On April 20, 2015, the United States Equal Employment Opportunity Commission (“EEOC”) issued proposed guidance concerning employer wellness programs. The proposed rule would amend the EEOC’s regulations and interpretive guidance implementing Title I of the Americans with Disabilities Act (“ADA”). Prior to the proposed rule, the EEOC was silent as to whether employers may offer financial incentives to encourage employees to participate in wellness programs. The proposed rule clarifies that the ADA permits employers to offer incentives to employees who participate in wellness programs and/or for achieving health outcomes. Under the proposed rule, employers will be permitted to offer participating employees a maximum incentive of 30% of the total cost of the employee-only coverage.
The proposed rule applies only to employee health programs that include disability-related inquiries or medical examinations. These programs must be “voluntary” and must be reasonably designed to promote health or prevent disease. In order for an employee’s participation to be deemed “voluntary,” the employer may not require employees to participate, may not deny health coverage to those who do not participate, and may not take adverse action against employees who do not participate.

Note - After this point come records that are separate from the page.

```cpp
enum TileCfg { TILE_64x16 = 0, TILE_32x16 = 1, TILE_32x8 = 2 };
inline long long tile_want(const Modes& m) {
  return m.v[MODE_TILE_WANT] > 0 ? m.v[MODE_TILE_WANT] : (m.split() ? 160LL : 512LL);
}
inline TileCfg pick_tile(const Modes& m, int n, int H, int W, int zmul = 1) {
  if (m.bf16()) return TILE_64x16;
  const long long want = tile_want(m);
  if ((long long)cdiv(W, 64) * cdiv(H, 16) * n * zmul >= want) return TILE_64x16;
// ... 336 lines not shown
      case OP_CONV_OUT: {
        co.src = c.tensor_ptr(o.src[0]); co.sstat = c.stat_ptr(o.src[0]);
        co.gamma = P + p.nout_w; co.beta = P + p.nout_b;
        co.w = P + p.conv_out.p_w; co.wh = P + p.conv_out.p_wh; co.bias = P + p.conv_out.b;
        co.C = p.C; co.H = Hl; co.W = Wl;
        co.inv_cnt = 1.0 / (2.0 * Hl * Wl);
        co.xcd = c.m.xcd();
        co.amax_out = post != 0 ? c.amax() + 1 : nullptr;
        co.src_bf16 = !c.is_f32(o.src[0]);
        const int nocb = (p.C + 15) / 16;
        const TileCfg tc = pick_tile(c.m, c.n, Hl, Wl, nocb) == TILE_64x16 ? TILE_64x16 : TILE_32x8;
        int tw, th;
        tile_dims(tc, &tw, &th);
        const dim3 grid(cdiv(Wl, tw), cdiv(Hl, th), c.n * nocb);
#define GC_LAUNCH_CO(POST)                                                             \
  do {                                                                                 \
    if (tc == TILE_64x16) conv_out_kernel<64, 16, 4, POST><<<grid, 256, 0, c.st>>>(co); \
    else conv_out_kernel<32, 8, 1, POST><<<grid, 256, 0, c.st>>>(co);                  \
  } while (0)
        TimedLaunch tl(KF_CONV_OUT, c.st);
        if (c.m.split() && (Wl & 3) == 0 && pick_tile(c.m, c.n, Hl, Wl) == TILE_64x16) {
          const dim3 gh(cdiv(Wl, 64), cdiv(Hl, 16), c.n);
          GC_KLOG(post == 0 ? "conv_out_h_kernel<0> (x0_hat)" : post == 1 ? "conv_out_h_kernel<1> (explicit noise)" : "conv_out_h_kernel<2> (in-kernel Philox)");
          if (post == 0) conv_out_h_kernel<0><<<gh, 256, 0, c.st>>>(co);
          else if (post == 1) conv_out_h_kernel<1><<<gh, 256, 0, c.st>>>(co);
          else conv_out_h_kernel<2><<<gh, 256, 0, c.st>>>(co);
        } else {
          GC_KLOG(post == 0 ? "conv_out_kernel<tile,0> (exact fp32, x0_hat)" : post == 1 ? "conv_out_kernel<tile,1> (exact fp32, explicit noise)" : "conv_out_kernel<tile,2> (exact fp32, in-kernel Philox)");
          if (post == 0) GC_LAUNCH_CO(0);
          else if (post == 1) GC_LAUNCH_CO(1);
          else GC_LAUNCH_CO(2);
        }
#undef GC_LAUNCH_CO
        break;
      }
    }
  }
  GC_HIP(hipGetLastError());
  return GC_OK;
}

inline int unet_enqueue(const UNetCall& c, const float* x_t, const float* cond, int t, int post, ConvOutArgs co) {
  return unet_enqueue_range(c, x_t, cond, t, post, co, 0, (int)c.plan->ops.size(), false);
}

inline void kmap_enqueue(const UNetCall& c, const float* cond) {
  const UNetPlan& p = *c.plan;
  ConvInArgs a{cond, nullptr, c.prepared + p.conv_in.p_w, c.prepared + p.conv_in.b,
               reinterpret_cast<float*>(c.wsp + c.ws->kmap_off), nullptr, 0, c.H, c.W, c.m.xcd()};
  const TileCfg tc = pick_tile(c.m, c.n, c.H, c.W);
  int tw, th;
  tile_dims(tc, &tw, &th);
  const dim3 grid(cdiv(c.W, tw), cdiv(c.H, th), c.n);
  if (tc == TILE_64x16 && c.m.split() && (c.W & 3) == 0) {
    ConvInHArgs ah{cond, nullptr, c.prepared + p.p_wch, c.prepared + p.p_wxh, c.prepared + p.p_wc5h + HL_W5TAB3, c.prepared + p.conv_in.b,
                   reinterpret_cast<float*>(c.wsp + c.ws->kmap_off), nullptr, 0, c.H, c.W, c.m.xcd(), c.amax()};
    conv_in_h_kernel<<<grid, 256, 0, c.st>>>(ah);
  } else if (tc == TILE_64x16) conv_in_kernel<64, 16, 4><<<grid, 256, 0, c.st>>>(a);
  else if (tc == TILE_32x16) conv_in_kernel<32, 16, 4><<<grid, 128, 0, c.st>>>(a);
  else conv_in_kernel<32, 8, 1><<<grid, 256, 0, c.st>>>(a);
}

inline int latent_step_enqueue(const UNetCall& c, const float* sched_row, const float* noise, unsigned long long seed,
                               unsigned stream_id, const unsigned long long* seed_dev = nullptr) {
  const UNetPlan& p = *c.plan;
  const float* P = c.prepared;
  GC_HIP(hipMemsetAsync(c.stat_ptr(p.hs0_tensor), 0, (size_t)c.n * 16 * sizeof(double), c.st));
  LatentArgs a{};
  a.a_src = c.tensor_ptr(p.last_body_tensor); a.a_stat = c.stat_ptr(p.last_body_tensor);
  a.gamma = P + p.nout_w; a.beta = P + p.nout_b;
  a.kmap = reinterpret_cast<const float*>(c.wsp + c.ws->kmap_off);
  a.hs0 = c.tensor_ptr(p.hs0_tensor); a.hs0_stat = c.stat_ptr(p.hs0_tensor);
  a.wc5 = P + p.p_wc5; a.wc1 = P + p.p_wc1; a.bring = P + p.p_bring; a.bsum = P + p.p_bsum;
  a.wx = P + p.conv_in.p_w + 144;
  a.wc5h = P + p.p_wc5h; a.wxh = P + p.p_wxh;
  a.noise = noise; a.sched = sched_row; a.inv_cnt = 1.0 / (2.0 * c.H * c.W);
  a.seed = seed; a.seed_dev = seed_dev; a.stream_id = stream_id; a.C = p.C; a.H = c.H; a.W = c.W;
  a.xcd = c.m.xcd();
  a.a_bf16 = !c.is_f32(p.last_body_tensor);
  TimedLaunch tl(KF_LATENT_STEP, c.st, 4.0 * c.n * 32.0 * c.H * c.W);
  const bool small_h = c.m.split() && (c.W & 3) == 0 && c.W >= 64 && c.H >= 16 && c.m.v[MODE_TILE_WANT] == 0;
  if ((pick_tile(c.m, c.n, c.H, c.W) == TILE_64x16 || small_h) && c.m.split()) {
    const dim3 grid(cdiv(c.W, 64), cdiv(c.H, 16), c.n);
    GC_KLOG(noise ? "latent_step_h_kernel<1> (explicit noise)" : "latent_step_h_kernel<2> (in-kernel Philox)");
    if (noise) latent_step_h_kernel<1><<<grid, 256, 0, c.st>>>(a);
    else latent_step_h_kernel<2><<<grid, 256, 0, c.st>>>(a);
  } else if (pick_tile(c.m, c.n, c.H, c.W) == TILE_64x16) {
    const dim3 grid(cdiv(c.W, 64), cdiv(c.H, 16), c.n);
    GC_KLOG(noise ? "latent_step_kernel<64,16,1> (exact fp32, explicit noise)" : "latent_step_kernel<64,16,2> (exact fp32, in-kernel Philox)");
    if (noise) latent_step_kernel<64, 16, 1><<<grid, 256, 0, c.st>>>(a);
    else latent_step_kernel<64, 16, 2><<<grid, 256, 0, c.st>>>(a);
  } else {
    const dim3 grid(cdiv(c.W, 32), cdiv(c.H, 16), c.n);
    GC_KLOG(noise ? "latent_step_kernel<32,16,1> (exact fp32, explicit noise)" : "latent_step_kernel<32,16,2> (exact fp32, in-kernel Philox)");
    if (noise) latent_step_kernel<32, 16, 1><<<grid, 128, 0, c.st>>>(a);
    else latent_step_kernel<32, 16, 2><<<grid, 128, 0, c.st>>>(a);
  }
  GC_HIP(hipGetLastError());
  return GC_OK;
}

inline int unet_prepare_enqueue(const UNetPlan& p, const float* raw, float* prepared, hipStream_t st) {
  GC_HIP(hipMemcpyAsync(prepared, raw, (size_t)p.raw_floats * sizeof(float), hipMemcpyDeviceToDevice, st));
  auto conv_w = [&](long long src, long long dst, int OC, int IC, int OCB) {
    const int total = OC * IC * 9;
    prep_conv_w_kernel<<<cdiv(total, 256), 256, 0, st>>>(raw + src, prepared + dst, OC, IC, OCB);
  };
  conv_w(p.conv_in.w, p.conv_in.p_w, 8, p.C + 2, 8);
  GC_HIP(hipMemsetAsync(prepared + p.conv_out.p_w, 0, (size_t)((p.C + 15) / 16 * 16) * 72 * sizeof(float), st));
  conv_w(p.conv_out.w, p.conv_out.p_w, p.C, 8, 16);
  prep_conv_out_h_kernel<<<1, 256, 0, st>>>(raw + p.conv_out.w, prepared + p.conv_out.p_wh, p.C);
  for (int l = 0; l < p.L; ++l) {
    if (p.down[l].w >= 0) conv_w(p.down[l].w, p.down[l].p_w, 8, 8, 8);
    if (p.up[l].w >= 0) {
      conv_w(p.up[l].w, p.up[l].p_w, 8, 8, 8);
      prep_conv8h_kernel<<<1, 256, 0, st>>>(raw + p.up[l].w, prepared + p.up[l].p_wh, 8);
      prep_conv8b_kernel<<<1, 256, 0, st>>>(raw + p.up[l].w, prepared + p.up[l].p_wb, 8);
    }
  }
  TembArgs ta{};
  ta.raw = raw; ta.prepared = prepared;
  ta.d0w = p.d0w; ta.d0b = p.d0b; ta.d1w = p.d1w; ta.d1b = p.d1b;
  ta.nblocks = (int)p.blocks.size(); ta.T = p.T;
  for (size_t i = 0; i < p.blocks.size(); ++i) {
    const ResBlockPlan& b = p.blocks[i];
    conv_w(b.c1w, b.p_c1w, 8, b.cin, 8);
    conv_w(b.c2w, b.p_c2w, 8, 8, 8);
    prep_conv8h_kernel<<<1, 256, 0, st>>>(raw + b.c1w, prepared + b.p_c1wh, b.cin);
    prep_conv8h_kernel<<<1, 256, 0, st>>>(raw + b.c2w, prepared + b.p_c2wh, 8);
    prep_conv8b_kernel<<<1, 256, 0, st>>>(raw + b.c1w, prepared + b.p_c1wb, b.cin);
    prep_conv8b_kernel<<<1, 256, 0, st>>>(raw + b.c2w, prepared + b.p_c2wb, 8);
    if (b.cin != 8) prep_nin_w_kernel<<<1, 256, 0, st>>>(raw + b.ninw, prepared + b.p_ninw, 8, b.cin);
    prep_add_kernel<<<1, 64, 0, st>>>(raw + b.c2b, b.cin != 8 ? raw + b.ninb : nullptr, prepared + b.p_bias2, 8);
    ta.tpw[i] = b.tpw; ta.tpb[i] = b.tpb; ta.c1b[i] = b.c1b; ta.dst[i] = b.p_bias1;
  }
  prep_temb_kernel<<<p.T, 64, 0, st>>>(ta);
  {
    PrepLatentArgs la{raw + p.conv_in.w, raw + p.conv_out.w, raw + p.conv_out.b, prepared + p.p_wc5, prepared + p.p_wc1,
                      prepared + p.p_bring, prepared + p.p_bsum, p.C};
    prep_latent_kernel<<<cdiv(1600 + 5184 + 72 + 8, 256), 256, 0, st>>>(la);
    prep_latent_h_kernel<<<1, 256, 0, st>>>(prepared + p.p_wc5, raw + p.conv_in.w, prepared + p.p_wc5h, prepared + p.p_wxh,
                                           prepared + p.p_wch, p.C);
  }
  GC_HIP(hipGetLastError());
  return GC_OK;
}

}
```

Before: 188.7.

## Double-buffer in-kernel Philox noise planes in latent step to drop a barrier

```diff
diff --git a/gencomm_amd/csrc/gencomm_abi.hip b/gencomm_amd/csrc/gencomm_abi.hip
--- a/gencomm_amd/csrc/gencomm_abi.hip
+++ b/gencomm_amd/csrc/gencomm_abi.hip
@@ -61,7 +61,7 @@
 int gencomm_set_mode(int key, long long value) {
   GC_CHECK_ARG(key >= 0 && key < MODE_COUNT, "unknown mode key");
   GC_CHECK_ARG(key != MODE_ARITH || (value >= 0 && value <= 3), "GENCOMM_MODE_ARITH: 0 (three-term f16-pipe path), 1 (exact fp32), 2 (bf16 denoise) or 3 (0 + two-term general convolutions)");
-  GC_CHECK_ARG(key != MODE_SAMPLER || (value >= 0 && value <= 2), "GENCOMM_MODE_SAMPLER: 0 (automatic), 1 (direct) or 2 (latent)");
+  GC_CHECK_ARG(key != MODE_SAMPLER || (value >= 0 && value <= 3), "GENCOMM_MODE_SAMPLER: 0 (automatic), 1 (direct), 2 (latent) or 3 (latent, retained step body)");
   GC_CHECK_ARG(key != MODE_TILE_WANT || value >= 0, "GENCOMM_MODE_TILE_WANT: 0 (automatic) or a positive workgroup count");
   GC_CHECK_ARG(key != MODE_TILE8 || value >= -1, "GENCOMM_MODE_TILE8: -1 (automatic), 0 (off) or a positive workgroup count");
   GC_CHECK_ARG(key != MODE_BWD_STREAMS || (value >= 0 && value <= 2), "GENCOMM_MODE_BWD_STREAMS: 0 (off), 1 (automatic) or 2 (always)");
@@ -507,7 +507,7 @@
   launch_q_sample(q, n, philox, st);
 
   const long long smode = c.m.v[MODE_SAMPLER];
-  const bool want_latent = smode == 2 || (smode == 0 && pick_tile(c.m, n, H, W) == TILE_64x16);
+  const bool want_latent = smode >= 2 || (smode == 0 && pick_tile(c.m, n, H, W) == TILE_64x16);
   const bool latent = want_latent && T >= 2 && (W % 4) == 0;
   if (!latent) {
     for (int i = 0; i < T; ++i) {
diff --git a/gencomm_amd/csrc/latenth_kernels.h b/gencomm_amd/csrc/latenth_kernels.h
--- a/gencomm_amd/csrc/latenth_kernels.h
+++ b/gencomm_amd/csrc/latenth_kernels.h
@@ -443,7 +443,7 @@
   if (POST != 0 && a.amax_out != nullptr) wave_amax_commit(amax, a.amax_out);
 }
 
-template <int NOISE>
+template <int NOISE, bool OLD = false>
 __global__ __launch_bounds__(HC_NT, 3) void latent_step_h_kernel(const LatentArgs a) {
   constexpr int NT = HC_NT, TW = HC_TW, TH = HC_TH;
   constexpr int TILE_BYTES = NOISE == 1 ? 2 * HC_PLANE + HC_TPLANE : 2 * HL_PLANE5;
@@ -677,65 +677,78 @@
   int off[4][3];
   hc_lane_offsets(off, wave, lane);
   const int nchunk = a.C / 8;
-  if (NOISE == 2) {
-    __syncthreads();
-    write_t_plane(tile + HL_PLANE5);
-  }
+  auto gen_noise = [&](unsigned char* buf, int cc) {
+    const float k2 = bm_k2(sg);
+    auto words = [&](int cp, int r, int gx2, NoiseWords& w) -> float {
+      const int gy2 = y0 - 1 + r;
+      noise_words((uint64_t)(((size_t)n * a.C + (size_t)cc * 8 + 2 * cp) * plane + (size_t)gy2 * W + gx2), a.stream_id, seed, w);
+      return (gy2 >= 0 && gy2 < H && gx2 >= 0 && gx2 < W) ? k2 : 0.f;
+    };
+    {
+      uint32_t h[4][4];
+#pragma unroll
+      for (int cp = 0; cp < 4; ++cp) {
+        NoiseWords w;
+        const float kk = words(cp, r0, x0 + 4 * qx, w);
+#pragma unroll
+        for (int j = 0; j < 4; ++j) h[cp][j] = bm_pair_h(w.ur[j], w.w[j], kk);
+      }
+#pragma unroll
+      for (int j = 0; j < 4; ++j)
+        *reinterpret_cast<uint4*>(buf + r0 * HC_ROW + j * HC_PHASE + (qx + 1) * 16) = make_uint4(h[0][j], h[1][j], h[2][j], h[3][j]);
+    }
+    {
+      const int cr = tid >> 5, rrw = TH + ((tid >> 4) & 1);
+      NoiseWords w;
+      const float kk = words(cr >> 1, rrw, x0 + 4 * qx, w);
+      const bool odd = (cr & 1) != 0;
+      const int jb = odd ? 2 : 0;
+      const uint32_t wsel[2] = {odd ? w.w[2] : w.w[0], odd ? w.w[3] : w.w[1]};
+      const float usel[2] = {odd ? w.ur[2] : w.ur[0], odd ? w.ur[3] : w.ur[1]};
+#pragma unroll
+      for (int k = 0; k < 2; ++k)
+        *reinterpret_cast<uint32_t*>(buf + rrw * HC_ROW + (jb + k) * HC_PHASE + (qx + 1) * 16 + (cr >> 1) * 4) = bm_pair_h(usel[k], wsel[k], kk);
+    }
+    if (tid < HC_LH * 8) {
+      const int cp = tid & 3, side = (tid >> 2) & 1, r = tid >> 3;
+      NoiseWords w;
+      const float kk = words(cp, r, side ? x0 + TW : x0 - 4, w);
+      *reinterpret_cast<uint32_t*>(buf + hc_addr(r, side ? HC_TW : -1) + cp * 4) = bm_pair_h(side ? w.ur[0] : w.ur[3], side ? w.w[0] : w.w[3], kk);
+    }
+  };
+  if constexpr (NOISE == 2 && !OLD) {
+    if (nchunk > 0) gen_noise(tile, 0);
 #pragma unroll 1
-  for (int cc = 0; cc < nchunk; ++cc) {
-    __syncthreads();
-    const float* __restrict__ wtab = a.wxh + (size_t)cc * HC_WTAB3;
-    if (NOISE == 1) {
-      stage_store_h<false, true>(tile, R, hreg, H, W, x0, y0, nullptr, tid, sg);
-      if (cc + 1 < nchunk) {
-        stage_load<TW, TH, NT, 8, false>(R, np_ + (size_t)(cc + 1) * 8 * plane, plane, W, H, W, x0, y0, tid);
-        hreg = halo_load_h<false>(np_ + (size_t)(cc + 1) * 8 * plane, plane, W, H, W, x0, y0, tid);
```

In addition, the employer must clearly explain:
- What medical information will be obtained;
- Who will receive the medical information;
- The restrictions on disclosure; and
- The methods the covered entity uses to prevent improper disclosure of employee’s medical information.
The proposed rule provides that an employer’s act of providing incentives to employees to participate in wellness programs will not render the program “involuntary.”
Members of the public have 60 days, or until June 19, 2015, to comment on the proposed regulations. At the end of the comment period, the EEOC will evaluate the comments and make revisions, if necessary. Assuming the proposed rules are adopted, employers can now provide financial incentives to increase employee health through qualified wellness programs. Stay tuned to see whether these proposed rules are in fact adopted.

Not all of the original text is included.